From: Michel Catudal <mcatudal@×××××××.net>
To: gentoo-user@l.g.o
Subject: Re: [gentoo-user] Re: [~amd64] Keyboard stops working several times/day
Date: Sun, 16 Aug 2015 23:28:14
Message-Id: 55D11C6D.90801@comcast.net
In Reply to: [gentoo-user] Re: [~amd64] Keyboard stops working several times/day by walt
1 Le 2015-08-16 17:07, walt a écrit :
2 > On Sun, 16 Aug 2015 21:48:04 +0200
3 > Alan McKinnon <alan.mckinnon@×××××.com> wrote:
4 >
5 >> On 16/08/2015 21:42, walt wrote:
6 >>> On Sun, 16 Aug 2015 18:58:27 +0200
7 >>> Alan McKinnon <alan.mckinnon@×××××.com> wrote:
8 >>>
9 >>>> On 16/08/2015 18:45, walt wrote:
10 >>>>> I've been seeing this keyboard problem for the past few weeks:
11 >>>>> after running some command from a bash prompt (haven't tried zsh
12 >>>>> yet) the keyboard stops working. Almost like somebody unplugged
13 >>>>> the keyboard from its usb port (except that the LED on the
14 >>>>> keyboard stays lit so I know the power is still on).
15 >>>>>
16 >>>>> There are no error messages in journalctl or
17 >>>>> in /var/log/Xorg.0.log
18 >>>>>
19 >>>>> I don't know how to change to a console without using a
20 >>>>> ctrl-alt-Fn keystroke from the keyboard (anyone know if it's
21 >>>>> possible?).
22 >>>>>
23 >>>>> When I unplug the keyboard from the usb port I can see the kernel
24 >>>>> recognize the unplug event, which makes me think that it's not a
25 >>>>> kernel/usb bug or a broken wire in the keyboard cable.
26 >>>>>
27 >>>>> When I re-plug the keyboard into a usb port the keyboard
28 >>>>> immediately starts working normally again until the next time I
29 >>>>> happen to trigger the problem by running some black-magical
30 >>>>> command from a command prompt. There is no particular command
31 >>>>> that causes it--it can be any arbitrary command AFAICT.
32 >>>>>
33 >>>>> Just one weird example: I can be typing a URL in a web browser
34 >>>>> window when a bash command finishes running in a terminal window
35 >>>>> and the keyboard stops working in the middle of my typing :(
36 >>>>>
37 >>>>> Any debugging suggestions would be most welcome.
38 >>>>
39 >>>> First step (more to half the problem space than anything else):
40 >>>>
41 >>>> Does the same happen if you use another keyboard?

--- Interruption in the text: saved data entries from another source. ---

# nanoporetech/scrappie

Measured on AMD Instinct MI355X. Metric: raw samples/sec, rgrgr_r94 4k-sample reads, higher is better.
Workload: dtype f32 (3xf16 split products, 22-bit operands, fp32 accumulate)

## Files before the change

include/scrappie_hip.h:

```cpp
#ifndef SCRAPPIE_HIP_H
#define SCRAPPIE_HIP_H

#include <stdbool.h>
#include <stddef.h>
#include <stdint.h>

#ifdef __cplusplus
extern "C" {
#endif


typedef struct {
    char *uuid;
    size_t n;
    size_t start;
    size_t end;
    float *raw;
} raw_table;

typedef struct {
    uint64_t start;
    float length;
    float mean;
    float stdv;
// ... 209 lines not shown

scrappie_matrix scrappie_hip_posterior(scrappie_hip_engine *e, int model, const raw_table signal,
                                       float min_prob, float tempW, float tempb, bool return_log);
scrappie_matrix scrappie_hip_trunk(scrappie_hip_engine *e, int model, const raw_table signal, int upto);

int scrappie_hip_event_features(const event_table events, float *out);
scrappie_matrix scrappie_hip_events_posterior(scrappie_hip_engine *e, int model, const float *feature3, size_t nevent,
                                              float min_prob, float tempW, float tempb, bool return_log);

long scrappie_hip_gru_schedule(const int *tile_T, size_t ntile, int ncu, int *nwg, int *capacity,
                               int *lane_off, int *seg, size_t cap);
long scrappie_hip_lane_schedule(const int *tile_T, size_t ntile, int ncu, int lanes_per_wg, int *nwg, int *capacity,
                                int *lane_off, int *seg, size_t cap);

long scrappie_hip_decoder_pieces(const int *tile_T, size_t ntile, int ncu, int *seg, size_t cap);

size_t scrappie_hip_min_samples(scrappie_hip_engine *e, int model);
int scrappie_hip_model_stride(scrappie_hip_engine *e, int model);
void scrappie_hip_set_profiling(scrappie_hip_engine *e, int on);
int scrappie_hip_get_timing(scrappie_hip_engine *e, scrappie_hip_timing *t);
void scrappie_hip_set_max_launch_reads(scrappie_hip_engine *e, size_t n);
void scrappie_hip_set_max_launch_blocks(scrappie_hip_engine *e, size_t n);
long scrappie_hip_plan_groups(const uint32_t *lengths, size_t n, int stride, size_t max_reads, size_t max_blocks,
                              size_t *starts, size_t cap);
unsigned scrappie_hip_host_thread_budget(void);
unsigned scrappie_hip_host_cpu_budget(void);
void *scrappie_hip_device_alloc(scrappie_hip_engine *e, size_t nbytes);
void scrappie_hip_device_free(scrappie_hip_engine *e, void *dptr);
int scrappie_hip_memcpy_h2d(scrappie_hip_engine *e, void *dst, const void *src, size_t nbytes);
int scrappie_hip_synchronize(scrappie_hip_engine *e);
// ... 18 lines not shown
```

scrappie_amd/csrc/scrappie_hip.hip:

```cpp
#include <hip/hip_runtime.h>
#include <sched.h>

#include <algorithm>
#include <atomic>
#include <cmath>
#include <cstdarg>
#include <cstdio>
#include <cstdlib>
#include <cstring>
#include <mutex>
#include <numeric>
#include <string>
#include <thread>
#include <vector>
#include <chrono>
#include <condition_variable>
#include <deque>
#include <map>
#include <memory>

#include "scrappie_hip.h"
#include "sh_internal.h"
#include "sh_kernels.h"
#include "sh_sched.h"
// ... 104 lines not shown
    std::vector<int> order;
    std::vector<int> rT, rN;
    std::vector<long long> seq_off, hp_off, bases_off;
    long long nbases_cap = 0;
    bool dev_stitch = false;
    bool dev_pos = false;
    int model = -1;
    bool hp_on = false;
    bool valid = false;
    int gru_nwg = 0;
    int gru1_nwg = 0;
    bool gru_two = false;
    int gru32_nwg = 0;
    int gru32x2_nwg = 0;
    int vit_nwg = 0;
    const float *d_signal = nullptr;
    std::vector<uint64_t> in_off;
    std::vector<uint32_t> in_len;
    scrappie_hip_params params{};
};

struct BatchReq {
    scrappie_hip_engine *e = nullptr;
    int model = 0;
    const raw_table *reads = nullptr;
    size_t n = 0;
    scrappie_hip_params p{};
    scrappie_hip_call *out = nullptr;
    int rc = -1;
    std::string err;
// ... 260 lines not shown
```

scrappie_amd/csrc/sh_decode.h:

```cpp
#ifndef SH_DECODE_H
#define SH_DECODE_H

struct ShVitArgs {
    const float *E;
    const float *sums;
    long long strideT;
    int strideQ, strideB;
    int want_log;
    float min_prob, stay_pen, skip_pen, local_pen;
    int use_slip;
    unsigned *tb;
    int *tb_end;
    int *final_state;
    float *final_score;
    float *hp_side;
    const long long *hp_off;
    unsigned long long *dbg;
    const ShGruSegD *seg;
    float *vstate;
    unsigned *flag;
    unsigned *err;
    int dump_final;
};

__device__ __forceinline__ void argmax_merge(float &v, int &i, float ov, int oi) {
    const bool take = (ov > v) | ((ov == v) & (oi < i));
    v = take ? ov : v;
    i = take ? oi : i;
}

__device__ __forceinline__ void rows_argmax(float &bv, int &bi) {
    float ov = __shfl_xor(bv, 16); int oi = __shfl_xor(bi, 16);
    argmax_merge(bv, bi, ov, oi);
// ... 949 lines not shown
```

scrappie_amd/csrc/sh_decode_teams.h:

```cpp
#ifndef SH_DECODE_TEAMS_H
#define SH_DECODE_TEAMS_H

#ifndef SH_FVT_WBUF
#define SH_FVT_WBUF 3
#endif
#ifndef SH_FVT_PROD_PRIO
#define SH_FVT_PROD_PRIO 1
#endif
#ifndef SH_FVT_ABL
#define SH_FVT_ABL 0
#endif
#ifndef SH_FVT_FLIP
#define SH_FVT_FLIP 3
#endif
#ifndef SH_FVT_STAMP
#ifdef SH_EXPERIMENTS
#define SH_FVT_STAMP 1
#else
#define SH_FVT_STAMP 0
#endif
#endif
#define SH_FVT_NTH 768
#define SH_FVT_LDS_FLOATS (1024 * 16 + 64 * 256 + 2 * 64 * 16 + 2 * 2 * 8 * 16 + 4 * 9 * 16 + 65 * 16 + 2 * 3 * 512 + 3 * 2 * 4 * 4)

template <bool SKIP0, bool DIV, bool NOCLAMP = false>
__global__ __launch_bounds__(SH_FVT_NTH) void k_ff_viterbi_teams(ShFfArgs f, ShVitArgs a, ShMeta md) {
    static_assert(!(DIV && NOCLAMP), "with temperatures the clamp stays");
    constexpr int NCW = 8, NPW = 4, PPT = 8, NQ = 256, NH = 1024, KS = 3, KQ = 6, TPP = 16, HT = 8, NG = 9, WB = SH_FVT_WBUF;
    static_assert(SH_SUM_GROUP == HT, "half a pass of a producer is one row-sum group");
    static_assert(WB >= 2 && WB <= 4, "weight ring");
    extern __shared__ __attribute__((aligned(16))) float smem[];
    float *sc = smem;
    float *ring = sc + NH * 16;
    float *skk = ring + 64 * 256;
    float *redv = skk + 2 * 64 * 16;
    int *redi = (int *)(redv + 2 * NCW * 16);
    float *gsum = (float *)(redi + 2 * NCW * 16);
    float *sBias = gsum + 4 * NG * 16;
    unsigned *xp = (unsigned *)(sBias + 65 * 16);
    unsigned *sStay = xp + 2 * KS * 512;

    const int tid = threadIdx.x, lane = tid & 63, b = lane & 15, q = lane >> 4;
    const int wave = __builtin_amdgcn_readfirstlane(tid >> 6);
    const bool decoder = wave < NCW;
    const float mp = a.min_prob, mpm1 = 1.0f - a.min_prob;
    const float lbound = (mp > 0.0f) ? 1.0e-3f - __logf(mp) : INFINITY;
    unsigned long long vA = 0, vB = 0, vC = 0, vD = 0, vt0 = 0, vt1 = 0;
    (void)vt0; (void)vt1;
#undef VSTAMP
#if SH_FVT_STAMP
#define VSTAMP(acc) do { if (a.dbg) { vt1 = __builtin_readcyclecounter(); acc += vt1 - vt0; vt0 = vt1; } } while (0)
#else
#define VSTAMP(acc) do { } while (0)
#endif

    if (tid < KS * 2 * 4 * 4) sStay[tid] = f.wpiece[(long long)(64) * KS * 512 + (tid >> 4) * 256 + ((tid >> 2) & 3) * 64 + (tid & 3)];
    for (int j = tid; j < 65 * 16; j += SH_FVT_NTH) sBias[j] = f.bfrag[((j >> 4) * 64 + ((j >> 2) & 3) * 16) * 4 + (j & 3)];

    int tile = blockIdx.x, s0 = 0, s1 = -1, ord = 0;
    if (a.seg) { const ShGruSegD sg = a.seg[blockIdx.x]; tile = sg.tile; s0 = sg.s0; s1 = sg.s1; ord = sg.pad; }
    tile = __builtin_amdgcn_readfirstlane(tile); s0 = __builtin_amdgcn_readfirstlane(s0); s1 = __builtin_amdgcn_readfirstlane(s1);
    const int Tt = __builtin_amdgcn_readfirstlane(md.tile_T[tile]);
    if (s1 < 0) s1 = Tt;
    const long long boff = __builtin_amdgcn_readfirstlane((int)md.tile_boff[tile]);
    const int rd = tile * 16 + b;
    int myT = md.rT[rd];
    asm volatile("" : "+v"(myT));
    const long long hpo = a.hp_side ? a.hp_off[rd] : 0;
    float pstart = 0.0f, pend = -SH_BIG;

    const int cw = decoder ? wave : 0;
    float *myq = sc + cw * 256 + lane * 4;
    const float *mye = ring + cw * 512 + lane * 4;
    const float *mysrc = sc + cw * 64 + b * 4 + q;
#define SH_FVT_MT(i) (16 * ((i) >> 1) + 8 * ((i) & 1))

    if (s0 == 0) {
        if (decoder) {
#pragma unroll
            for (int i = 0; i < PPT; i++) *(f32x4 *)(myq + SH_FVT_MT(i) * 256) = (f32x4){-SH_BIG, -SH_BIG, -SH_BIG, -SH_BIG};
            if (lane < 16) { redv[wave * 16 + b] = -SH_BIG - a.local_pen; redi[wave * 16 + b] = 4 * wave; }
        }
    } else {
        if (tid == 0) {
            if (!sh_wait_flag(a.flag + tile, (unsigned)ord, a.err)) __hip_atomic_store(a.err, 1u, __ATOMIC_RELAXED, __HIP_MEMORY_SCOPE_AGENT);
        }
        __syncthreads();
        __builtin_amdgcn_fence(__ATOMIC_ACQUIRE, "agent");
        if (decoder) {
            const float *vst = a.vstate + (long long)tile * (NH * 16 + 32);
            float bv = -INFINITY;
            int bi = 0x7fffffff;
#pragma unroll
            for (int i = 0; i < PPT; i++) {
                const int Q = 4 * (SH_FVT_MT(i) + cw) + q;
                const f32x4 pv = *(const f32x4 *)(vst + (Q * 16 + b) * 4);
                *(f32x4 *)(myq + SH_FVT_MT(i) * 256) = pv;
                {
                    const float ve = __builtin_fmaxf(__builtin_fmaxf(pv[0], pv[1]), __builtin_fmaxf(pv[2], pv[3])) - a.local_pen;
                    bi = (ve > bv) ? Q : bi;
                    bv = __builtin_fmaxf(bv, ve);
                }
            }
            pstart = vst[NH * 16 + b];
            pend = vst[NH * 16 + 16 + b];
// ... 149 lines not shown
            lds_barrier();
            VSTAMP(vD);
            if (more) w_prime(HT);
            VSTAMP(vA);
            lds_barrier();
            VSTAMP(vB);
            if (more) s1_half(H1, t + 2);
            __builtin_amdgcn_sched_barrier(0);
            xraw_load(t + 4);
            VSTAMP(vC);
            lds_barrier();
            VSTAMP(vD);
        }
        __syncthreads();
        if (s1 >= Tt) __syncthreads();
        if (a.dbg && lane == 0) { unsigned long long *d = a.dbg + ((long long)blockIdx.x * 12 + wave) * 8; d[0] = vA; d[1] = vB; d[2] = vC; d[3] = vD; d[4] = (unsigned long long)(s1 - s0); }
        return;
    }
    {
        f32x4 eN[2][PPT];
        auto drain = [&](auto a0, auto s0c, auto a1, auto s1c) {
            constexpr int A0 = decltype(a0)::value, S0 = decltype(s0c)::value, A1 = decltype(a1)::value, S1 = decltype(s1c)::value;
#pragma unroll
            for (int rl = 0; rl < PPT / 2; rl++) { eN[A0][2 * rl + S0] = *(const f32x4 *)(mye + rl * 4096); eN[A1][2 * rl + S1] = *(const f32x4 *)(mye + rl * 4096 + 256); }
        };
        const std::integral_constant<int, 0> I0{};
        const std::integral_constant<int, 1> I1{};
        __syncthreads();
        lds_barrier();
        lds_barrier();
        drain(I0, I0, I1, I0);
        lds_barrier();
        lds_barrier();
        if (a.dbg) vt0 = __builtin_readcyclecounter();
        const unsigned tofs = (unsigned)lane;
// ... 75 lines not shown
            const float rmf = d_rcp(tot) * mpm1;
            const float stay_lp = fin_log(gsum[((t & 3) * NG + NG - 1) * 16 + b], rmf, mp);
            const bool active = t < myT;
            const unsigned long long actmask = __builtin_amdgcn_ballot_w64(active);
            if (a.hp_side && active && tid < 16) (a.hp_side + (hpo + t) * 5)[4] = stay_lp;
            const float rm = active ? rmf : 0.0f;
            const float mpx = active ? mp : 0.0f;
            const float stay_v = active ? stay_lp - a.stay_pen : 0.0f;
            const float stay_act = stay_lp - a.stay_pen;
            const float hold = fmaxf(-a.local_pen, stay_act);
            const float nstart = pstart + hold;
            if (cw == 0) {
                float nend = pend + hold;
                const bool enter_end = ev > nend;
                nend = enter_end ? ev : nend;
                if (active && tid < 16) a.tb_end[cb * 16 + b] = enter_end ? tbe_in : NH + 1;
                if (active) pend = nend;
            }
            float bv = -INFINITY;
            int bi = 0x7fffffff;
            f32x4 pv_n; f32x2 kk_n;
            auto q_fetch = [&](int i) {
                pv_n = *(const f32x4 *)(myq + SH_FVT_MT(i) * 256);
                kk_n = *(const f32x2 *)(skk + ((SH_FVT_MT(i) + cw) * 16 + b) * 2);
            };
            q_fetch(0);
            float hpv[4] = {0.f, 0.f, 0.f, 0.f};
#pragma unroll
            for (int i = 0; i < PPT; i++) {
                const int QB = 4 * (SH_FVT_MT(i) + cw);
                const int Q = QB + q;
// ... 79 lines not shown
            }
            VSTAMP(vC);
            lds_barrier();
            VSTAMP(vD);
        };
        for (int t = s0; t < s1; t += 2) {
            block(t, std::true_type{});
            block(t + 1, std::false_type{});
#pragma unroll
            for (int rl = 0; rl < PPT / 2; rl++) eN[1][2 * rl] = eN[0][2 * rl + 1];
        }
    }

    if (s1 < Tt) {
        if (decoder) {
            float *vst = a.vstate + (long long)tile * (NH * 16 + 32);
#pragma unroll
            for (int i = 0; i < PPT; i++) {
                const int Q = 4 * (SH_FVT_MT(i) + cw) + q;
                *(f32x4 *)(vst + (Q * 16 + b) * 4) = *(const f32x4 *)(myq + SH_FVT_MT(i) * 256);
            }
            if (tid < 16) { vst[NH * 16 + b] = pstart; vst[NH * 16 + 16 + b] = pend; }
        }
        __builtin_amdgcn_fence(__ATOMIC_RELEASE, "agent");
        __syncthreads();
        if (tid == 0) __hip_atomic_store(a.flag + tile, (unsigned)ord + 1u, __ATOMIC_RELEASE, __HIP_MEMORY_SCOPE_AGENT);
    } else {
        float bv = -INFINITY;
        int bi = 0x7fffffff;
        if (decoder) {
#pragma unroll
            for (int i = 0; i < PPT; i++) {
                const int Q = 4 * (SH_FVT_MT(i) + cw) + q;
                const f32x4 pv = *(const f32x4 *)(myq + SH_FVT_MT(i) * 256);
#pragma unroll
                for (int k = 0; k < 4; k++) argmax_merge(bv, bi, pv[k], 4 * Q + k);
            }
            float ov = __shfl_xor(bv, 16); int oi = __shfl_xor(bi, 16);
            argmax_merge(bv, bi, ov, oi);
            ov = __shfl_xor(bv, 32); oi = __shfl_xor(bi, 32);
            argmax_merge(bv, bi, ov, oi);
        }
        __syncthreads();
        if (decoder && lane < 16) { redv[wave * 16 + b] = bv; redi[wave * 16 + b] = bi; }
        __syncthreads();
        if (tid < 16) {
            float ev = redv[b]; int ei = redi[b];
            for (int w = 1; w < NCW; w++) argmax_merge(ev, ei, redv[w * 16 + b], redi[w * 16 + b]);
            if (pstart > ev) { ev = pstart; ei = NH; }
            if (pend > ev) { ev = pend; ei = NH + 1; }
            a.final_state[rd] = ei;
            a.final_score[rd] = ev;
        }
        if (a.dump_final && a.vstate && decoder) {
            float *vst = a.vstate + (long long)tile * (NH * 16 + 32);
#pragma unroll
            for (int i = 0; i < PPT; i++) {
                const int Q = 4 * (SH_FVT_MT(i) + cw) + q;
                *(f32x4 *)(vst + (Q * 16 + b) * 4) = *(const f32x4 *)(myq + SH_FVT_MT(i) * 256);
            }
            if (tid < 16) { vst[NH * 16 + b] = pstart; vst[NH * 16 + 16 + b] = pend; }
        }
    }
    if (a.dbg && lane == 0) { unsigned long long *d = a.dbg + ((long long)blockIdx.x * 12 + wave) * 8; d[0] = vA; d[1] = vB; d[2] = vC; d[3] = vD; d[4] = (unsigned long long)(s1 - s0); }
#undef VSTAMP
#undef SH_FVT_MT
}
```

42 >>> I agree with your assessment -- and I will buy another usb keyboard
43 >>> tomorrow because I'm using the only one I have and this machine has
44 >>> no ps/2 ports. Never thought I'd miss the ps/2 ports til now :)
45 >> I kind of assumed you'd have lots of spare keyboards lying around and
46 >> had already done the test :-)
47 > I do have spares, all ps/2 :-(
48 >
49 >> I recall something similar happening to me,
50 >> perhaps a year ago or longer. I tried to debug it and gave up, then
51 >> one day it was no longer happening. I assumed it was a fixed kernel
52 >> bug then promptly forgot all about it.
53 >>
54 >> While you are waiting on a new keyboard, do you have the same bug on
55 >> different kernels?
56 > Affirmative, and thereby hangs yet another woeful tale. I've been
57 > running the gentoo-sources-3.14.xx series forever because I wearied of
58 > spending so many hours debugging unstable kernels.
59 >
60 > This morning I decided to take a giant leap forward all the way to
61 > 3.18.19 (BTW 3.18.20 is already on kernel.org) because, surely, I
62 > wouldn't need to debug a kernel as old as that, right?
63 >
64 > Wrong. Linus and friends have been marking lots of existing kernel
65 > symbols with the SYMBOL_EXPORT_GNU macro, which was designed to block
66 > the loading of any kernel module not explicitly licensed as GNU
67 > software. (see output of modinfo)
68 >
69 > x11-drivers/ati-drivers installs a proprietary binary blob (as does
70 > nvidia-drivers) so the linker refused even to link the kernel module
71 > into a .ko file, nevermind the kernel actually loading the module at
72 > runtime.
73 >
74 > The remedy for ati-drivers is well-hidden in a comment in a gentoo bug
75 > report that I found at oh-dark-hundred hours this morning. Only two
76 > hours later I got the module installed and loaded :)
77 >
78 > But yes, kernel 3.18.19 still has my same keyboard halting problem, so
79 > I'm back to 3.14.50 until the ati-drivers package is patched. I'm sure
80 > gentoo-sources-3.18.20 will be available almost immediately and I'm not
81 > going through that hell again.
82 >
83 >
84 >
85 I am running Kernel 4.0.5 with no problem with the keyboards. I did encounter one issue, I purchased a French Canadian keyboard off ebay, turned out that the computer box had to be close to the mouse/keyboard otherwise I either lost signal or it was very
86 slow. It seemed that when I would connect and reconnect it would work correctly again. That mouse/keyboard combo was from HP.
87
88 Is your issue with Logitech remote mouse/keyboard? If so you may want to read about my experience on the subject.
89
90 I had an issue with Debian on an Olimex A20 Arm board, no issue with ArchLinux on the same board with the same kernel. I found out that the difference was some special options for HID support for Logitech that were disabled by default. Archlinux noticed
91 but not debian, in the debian world they must think that nobody uses logitech devices.
92
93 This morning I downloaded the latest kernel from sunxi that supports the mali GPU (3.4.103) for my old Mele A2000G, I wanted to upgrade it to Gentoo from SuSE. Someone seemed to have backport the debian bug into it as my logitech keyboard didn't work.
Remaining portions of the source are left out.